START AVAILABLE DATA

# CogSP/CoEvoNet

Measured on AMD Instinct MI355X. Metric: env-steps/sec (agent-steps of the whole job; generations/sec in gens_per_sec), Co-GA simple_adversary_v3 pop=200 HoF=5, higher is better.
Workload: dtype f32

## Files before the change

coevonet_amd/csrc/philox.hip.h:

```cpp
#pragma once
#include "coevo_common.hip.h"

namespace coevo {

struct u32x4 { uint32_t v[4]; };

constexpr int COEVO_NOISE_ROUNDS = 7;

template <int ROUNDS>
__device__ inline u32x4 philox4x32(uint32_t c0, uint32_t c1, uint32_t c2, uint32_t c3, uint32_t k0, uint32_t k1)
{
#pragma unroll
    for (int r = 0; r < ROUNDS; ++r) {
        const uint64_t p0 = (uint64_t)0xD2511F53u * c0, p1 = (uint64_t)0xCD9E8D57u * c2;
        const uint32_t n0 = (uint32_t)(p1 >> 32) ^ c1 ^ k0, n1 = (uint32_t)p1;
        const uint32_t n2 = (uint32_t)(p0 >> 32) ^ c3 ^ k1, n3 = (uint32_t)p0;
        c0 = n0; c1 = n1; c2 = n2; c3 = n3;
        k0 += 0x9E3779B9u; k1 += 0xBB67AE85u;
    }
    return u32x4{{c0, c1, c2, c3}};
}

__device__ inline u32x4 philox4x32_10(uint32_t c0, uint32_t c1, uint32_t c2, uint32_t c3, uint32_t k0, uint32_t k1)
{
    return philox4x32<10>(c0, c1, c2, c3, k0, k1);
}

__device__ inline float canon_logf(float x)
{
    const uint32_t b = __float_as_uint(x);
    int e = (int)((b >> 23) & 0xff) - 126;
    float m = __uint_as_float((b & 0x007fffffu) | 0x3f000000u);
    if (m < 0.707106781186547524f) { e -= 1; m = (m + m) - 1.0f; } else { m = m - 1.0f; }
    const float z = m * m;
    float y = 7.0376836292E-2f;
    y = __builtin_fmaf(y, m, -1.1514610310E-1f);
    y = __builtin_fmaf(y, m, 1.1676998740E-1f);
    y = __builtin_fmaf(y, m, -1.2420140846E-1f);
    y = __builtin_fmaf(y, m, 1.4249322787E-1f);
    y = __builtin_fmaf(y, m, -1.6668057665E-1f);
    y = __builtin_fmaf(y, m, 2.0000714765E-1f);
    y = __builtin_fmaf(y, m, -2.4999993993E-1f);
    y = __builtin_fmaf(y, m, 3.3333331174E-1f);
    y = (y * m) * z;
    const float fe = (float)e;
    y = __builtin_fmaf(-2.12194440e-4f, fe, y);
    y = __builtin_fmaf(-0.5f, z, y);
    float r = m + y;
    r = __builtin_fmaf(0.693359375f, fe, r);
    return r;
}

__device__ inline void canon_sincos2pi(float u, float &c_out, float &s_out)
{
    const float t = u * 4.0f;
    const float qf = __builtin_floorf(t);
    const int q = (int)qf;
    float f = t - qf;
    const bool swap = f > 0.5f;
    if (swap) f = 1.0f - f;
    const float x = f * 1.57079632679489661923f;
    const float z = x * x;
    float sp = -1.9515295891E-4f;
    sp = __builtin_fmaf(sp, z, 8.3321608736E-3f);
    sp = __builtin_fmaf(sp, z, -1.6666654611E-1f);
    float s = __builtin_fmaf(sp * z, x, x);
    float cp = 2.443315711809948E-005f;
    cp = __builtin_fmaf(cp, z, -1.388731625493765E-003f);
    cp = __builtin_fmaf(cp, z, 4.166664568298827E-002f);
    float c = __builtin_fmaf(cp * z, z, __builtin_fmaf(-0.5f, z, 1.0f));
    if (swap) { const float tmp = s; s = c; c = tmp; }
    switch (q & 3) {
    case 0: c_out = c; s_out = s; break;
    case 1: c_out = -s; s_out = c; break;
    case 2: c_out = -c; s_out = -s; break;
    default: c_out = s; s_out = -c; break;
    }
}

__device__ inline void box_muller(uint32_t a, uint32_t b, float &z0, float &z1)
{
    const float u1 = (float)(2u * (a >> 9) + 1u) * 5.9604644775390625e-08f;
    const float u2 = (float)(b >> 8) * 5.9604644775390625e-08f;
    const float r = __builtin_sqrtf(-2.0f * canon_logf(u1));
    float c, s;
    canon_sincos2pi(u2, c, s);
    z0 = r * c;
    z1 = r * s;
}

__device__ inline void philox_normal4(uint64_t seed, uint32_t stream_lo, uint32_t stream_hi, uint32_t q, float z[4])
{
    const u32x4 o = philox4x32<COEVO_NOISE_ROUNDS>(q, stream_lo, stream_hi, 0x636f6576u, (uint32_t)seed, (uint32_t)(seed >> 32));
    box_muller(o.v[0], o.v[1], z[0], z[1]);
    box_muller(o.v[2], o.v[3], z[2], z[3]);
}

}
```

Before: 149.3 million.

## Vectorize Box-Muller noise generation with packed f32x2 math and bit-trick log/sincos

```diff
diff --git a/coevonet_amd/csrc/philox.hip.h b/coevonet_amd/csrc/philox.hip.h
--- a/coevonet_amd/csrc/philox.hip.h
+++ b/coevonet_amd/csrc/philox.hip.h
@@ -7,93 +7,134 @@
 
 constexpr int COEVO_NOISE_ROUNDS = 7;
 
+__host__ __device__ inline uint32_t xor3(uint32_t a, uint32_t b, uint32_t c)
+{
+#if defined(__HIP_DEVICE_COMPILE__)
+    return __builtin_amdgcn_bitop3_b32(a, b, c, 0x96);
+#else
+    return a ^ b ^ c;
+#endif
+}
+
 template <int ROUNDS>
-__device__ inline u32x4 philox4x32(uint32_t c0, uint32_t c1, uint32_t c2, uint32_t c3, uint32_t k0, uint32_t k1)
+__host__ __device__ inline u32x4 philox4x32(uint32_t c0, uint32_t c1, uint32_t c2, uint32_t c3, uint32_t k0, uint32_t k1)
 {
 #pragma unroll
     for (int r = 0; r < ROUNDS; ++r) {
         const uint64_t p0 = (uint64_t)0xD2511F53u * c0, p1 = (uint64_t)0xCD9E8D57u * c2;
-        const uint32_t n0 = (uint32_t)(p1 >> 32) ^ c1 ^ k0, n1 = (uint32_t)p1;
-        const uint32_t n2 = (uint32_t)(p0 >> 32) ^ c3 ^ k1, n3 = (uint32_t)p0;
+        const uint32_t n0 = r > 1 ? xor3((uint32_t)(p1 >> 32), c1, k0) : (uint32_t)(p1 >> 32) ^ c1 ^ k0, n1 = (uint32_t)p1;
+        const uint32_t n2 = r > 1 ? xor3((uint32_t)(p0 >> 32), c3, k1) : (uint32_t)(p0 >> 32) ^ c3 ^ k1, n3 = (uint32_t)p0;
         c0 = n0; c1 = n1; c2 = n2; c3 = n3;
         k0 += 0x9E3779B9u; k1 += 0xBB67AE85u;
     }
     return u32x4{{c0, c1, c2, c3}};
 }
 
-__device__ inline u32x4 philox4x32_10(uint32_t c0, uint32_t c1, uint32_t c2, uint32_t c3, uint32_t k0, uint32_t k1)
+__host__ __device__ inline u32x4 philox4x32_10(uint32_t c0, uint32_t c1, uint32_t c2, uint32_t c3, uint32_t k0, uint32_t k1)
 {
     return philox4x32<10>(c0, c1, c2, c3, k0, k1);
 }
 
-__device__ inline float canon_logf(float x)
+typedef float f32x2 __attribute__((ext_vector_type(2)));
+typedef uint32_t u32x2 __attribute__((ext_vector_type(2)));
+typedef int32_t i32x2 __attribute__((ext_vector_type(2)));
+
+__host__ __device__ inline f32x2 fma2(f32x2 a, f32x2 b, f32x2 c) { return __builtin_elementwise_fma(a, b, c); }
+__host__ __device__ inline f32x2 splat2(float v) { return f32x2{v, v}; }
+__host__ __device__ inline f32x2 u2f_bits(u32x2 b) { return __builtin_bit_cast(f32x2, b); }
+__host__ __device__ inline u32x2 f2u_bits(f32x2 f) { return __builtin_bit_cast(u32x2, f); }
+__host__ __device__ inline f32x2 u2f_value(u32x2 n) { return f32x2{(float)n[0], (float)n[1]}; }
+
+__host__ __device__ inline f32x2 canon_logf2(u32x2 n256)
 {
-    const uint32_t b = __float_as_uint(x);
-    int e = (int)((b >> 23) & 0xff) - 126;
-    float m = __uint_as_float((b & 0x007fffffu) | 0x3f000000u);
-    if (m < 0.707106781186547524f) { e -= 1; m = (m + m) - 1.0f; } else { m = m - 1.0f; }
-    const float z = m * m;
-    float y = 7.0376836292E-2f;
-    y = __builtin_fmaf(y, m, -1.1514610310E-1f);
-    y = __builtin_fmaf(y, m, 1.1676998740E-1f);
-    y = __builtin_fmaf(y, m, -1.2420140846E-1f);
-    y = __builtin_fmaf(y, m, 1.4249322787E-1f);
-    y = __builtin_fmaf(y, m, -1.6668057665E-1f);
-    y = __builtin_fmaf(y, m, 2.0000714765E-1f);
-    y = __builtin_fmaf(y, m, -2.4999993993E-1f);
-    y = __builtin_fmaf(y, m, 3.3333331174E-1f);
+    const u32x2 ix = f2u_bits(u2f_value(n256)) + (0x3f800000u - 0x3f3504f3u - (32u << 23) - (127u << 23));
+    const f32x2 fe = f32x2{(float)((int32_t)ix[0] >> 23), (float)((int32_t)ix[1] >> 23)};
+    const f32x2 m = u2f_bits((ix & 0x007fffffu) + 0x3f3504f3u) + splat2(-1.0f);
+    const f32x2 z = m * m;
+    f32x2 y = splat2(7.0376836292E-2f);
+    y = fma2(y, m, splat2(-1.1514610310E-1f));
+    y = fma2(y, m, splat2(1.1676998740E-1f));
+    y = fma2(y, m, splat2(-1.2420140846E-1f));
+    y = fma2(y, m, splat2(1.4249322787E-1f));
+    y = fma2(y, m, splat2(-1.6668057665E-1f));
+    y = fma2(y, m, splat2(2.0000714765E-1f));
+    y = fma2(y, m, splat2(-2.4999993993E-1f));
+    y = fma2(y, m, splat2(3.3333331174E-1f));
     y = (y * m) * z;
-    const float fe = (float)e;
-    y = __builtin_fmaf(-2.12194440e-4f, fe, y);
-    y = __builtin_fmaf(-0.5f, z, y);
-    float r = m + y;
-    r = __builtin_fmaf(0.693359375f, fe, r);
+    y = fma2(splat2(-2.12194440e-4f), fe, y);
+    y = fma2(splat2(-0.5f), z, y);
+    f32x2 r = m + y;
+    r = fma2(splat2(0.693359375f), fe, r);
     return r;
 }
 
-__device__ inline void canon_sincos2pi(float u, float &c_out, float &s_out)
+__host__ __device__ inline f32x2 canon_sqrt_fixup2(f32x2 x, f32x2 s)
 {
-    const float t = u * 4.0f;
-    const float qf = __builtin_floorf(t);
-    const int q = (int)qf;
-    float f = t - qf;
-    const bool swap = f > 0.5f;
-    if (swap) f = 1.0f - f;
-    const float x = f * 1.57079632679489661923f;
-    const float z = x * x;
-    float sp = -1.9515295891E-4f;
-    sp = __builtin_fmaf(sp, z, 8.3321608736E-3f);
-    sp = __builtin_fmaf(sp, z, -1.6666654611E-1f);
-    float s = __builtin_fmaf(sp * z, x, x);
-    float cp = 2.443315711809948E-005f;
-    cp = __builtin_fmaf(cp, z, -1.388731625493765E-003f);
-    cp = __builtin_fmaf(cp, z, 4.166664568298827E-002f);
-    float c = __builtin_fmaf(cp * z, z, __builtin_fmaf(-0.5f, z, 1.0f));
-    if (swap) { const float tmp = s; s = c; c = tmp; }
-    switch (q & 3) {
-    case 0: c_out = c; s_out = s; break;
-    case 1: c_out = -s; s_out = c; break;
-    case 2: c_out = -c; s_out = -s; break;
-    default: c_out = s; s_out = -c; break;
+    const f32x2 dn = u2f_bits(f2u_bits(s) - 1u), up = u2f_bits(f2u_bits(s) + 1u);
+    const f32x2 e_dn = fma2(-dn, s, x), e_up = fma2(-up, s, x);
+    f32x2 r;
+#pragma unroll
+    for (int i = 0; i < 2; ++i) {
+        r[i] = e_dn[i] <= 0.0f ? dn[i] : s[i];
+        r[i] = e_up[i] > 0.0f ? up[i] : r[i];
     }
+    return r;
 }
 
-__device__ inline void box_muller(uint32_t a, uint32_t b, float &z0, float &z1)
+__host__ __device__ inline f32x2 canon_sqrtf2(f32x2 x)
 {
-    const float u1 = (float)(2u * (a >> 9) + 1u) * 5.9604644775390625e-08f;
-    const float u2 = (float)(b >> 8) * 5.9604644775390625e-08f;
-    const float r = __builtin_sqrtf(-2.0f * canon_logf(u1));
-    float c, s;
-    canon_sincos2pi(u2, c, s);
-    z0 = r * c;
-    z1 = r * s;
+#if defined(__HIP_DEVICE_COMPILE__)
+    return canon_sqrt_fixup2(x, f32x2{__builtin_amdgcn_sqrtf(x[0]), __builtin_amdgcn_sqrtf(x[1])});
+#else
+    return canon_sqrt_fixup2(x, f32x2{__builtin_sqrtf(x[0]), __builtin_sqrtf(x[1])});
+#endif
 }
 
-__device__ inline void philox_normal4(uint64_t seed, uint32_t stream_lo, uint32_t stream_hi, uint32_t q, float z[4])
+__host__ __device__ inline void canon_sincos2pi2(u32x2 b, f32x2 &c_out, f32x2 &s_out)
+{
+    const u32x2 j = (b >> 8) & 0x003fffffu;
+    u32x2 jf;
+#pragma unroll
+    for (int i = 0; i < 2; ++i) jf[i] = j[i] < 0x00400000u - j[i] ? j[i] : 0x00400000u - j[i];
+    const f32x2 x = u2f_value(jf) * splat2(1.57079632679489661923f * 2.384185791015625e-07f);
+    const f32x2 z = x * x;
+    f32x2 sp = splat2(-1.9515295891E-4f);
+    sp = fma2(sp, z, splat2(8.3321608736E-3f));
+    sp = fma2(sp, z, splat2(-1.6666654611E-1f));
+    const f32x2 s = fma2(sp * z, x, x);
+    f32x2 cp = splat2(2.443315711809948E-005f);
+    cp = fma2(cp, z, splat2(-1.388731625493765E-003f));
+    cp = fma2(cp, z, splat2(4.166664568298827E-002f));
+    const f32x2 c = fma2(cp * z, z, fma2(splat2(-0.5f), z, splat2(1.0f)));
+    const u32x2 su = f2u_bits(s), cu = f2u_bits(c);
+    const u32x2 sign_c = b + 0x40000000u;
+    u32x2 co, so;
+#pragma unroll
+    for (int i = 0; i < 2; ++i) {
+        const bool keep = (int32_t)((b[i] << 1) - (0x00200001u << 9)) < 0;
+        const uint32_t cm = keep ? cu[i] : su[i], sm = keep ? su[i] : cu[i];
+        co[i] = (cm & 0x7fffffffu) | (sign_c[i] & 0x80000000u);
+        so[i] = (sm & 0x7fffffffu) | (b[i] & 0x80000000u);
+    }
+    c_out = u2f_bits(co);
+    s_out = u2f_bits(so);
+}
+
+__host__ __device__ inline void box_muller2(u32x2 a, u32x2 b, f32x2 &za, f32x2 &zb)
+{
+    const f32x2 r = canon_sqrtf2(splat2(-2.0f) * canon_logf2((a & 0xffffff00u) | 0x100u));
+    f32x2 c, s;
+    canon_sincos2pi2(b, c, s);
+    za = f32x2{r[0], r[0]} * f32x2{c[0], s[0]};
+    zb = f32x2{r[1], r[1]} * f32x2{c[1], s[1]};
+}
+
+__host__ __device__ inline void philox_normal4(uint64_t seed, uint32_t stream_lo, uint32_t stream_hi, uint32_t q, float z[4])
 {
     const u32x4 o = philox4x32<COEVO_NOISE_ROUNDS>(q, stream_lo, stream_hi, 0x636f6576u, (uint32_t)seed, (uint32_t)(seed >> 32));
-    box_muller(o.v[0], o.v[1], z[0], z[1]);
-    box_muller(o.v[2], o.v[3], z[2], z[3]);
+    f32x2 za, zb;
+    box_muller2(u32x2{o.v[0], o.v[2]}, u32x2{o.v[1], o.v[3]}, za, zb);
+    z[0] = za[0]; z[1] = za[1]; z[2] = zb[0]; z[3] = zb[1];
 }
 
 }
```

New measurement: 150.6 million (median of 6 runs). No clear change (+0.8%).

END AVAILABLE DATA

■ **ABOUT THIS EXERCISE**:
Wherever the string "constexpr" occurs in the records, copy the line it is in.

■ **RESULT BELOW**:
constexpr int COEVO_NOISE_ROUNDS = 7;
 constexpr int COEVO_NOISE_ROUNDS = 7;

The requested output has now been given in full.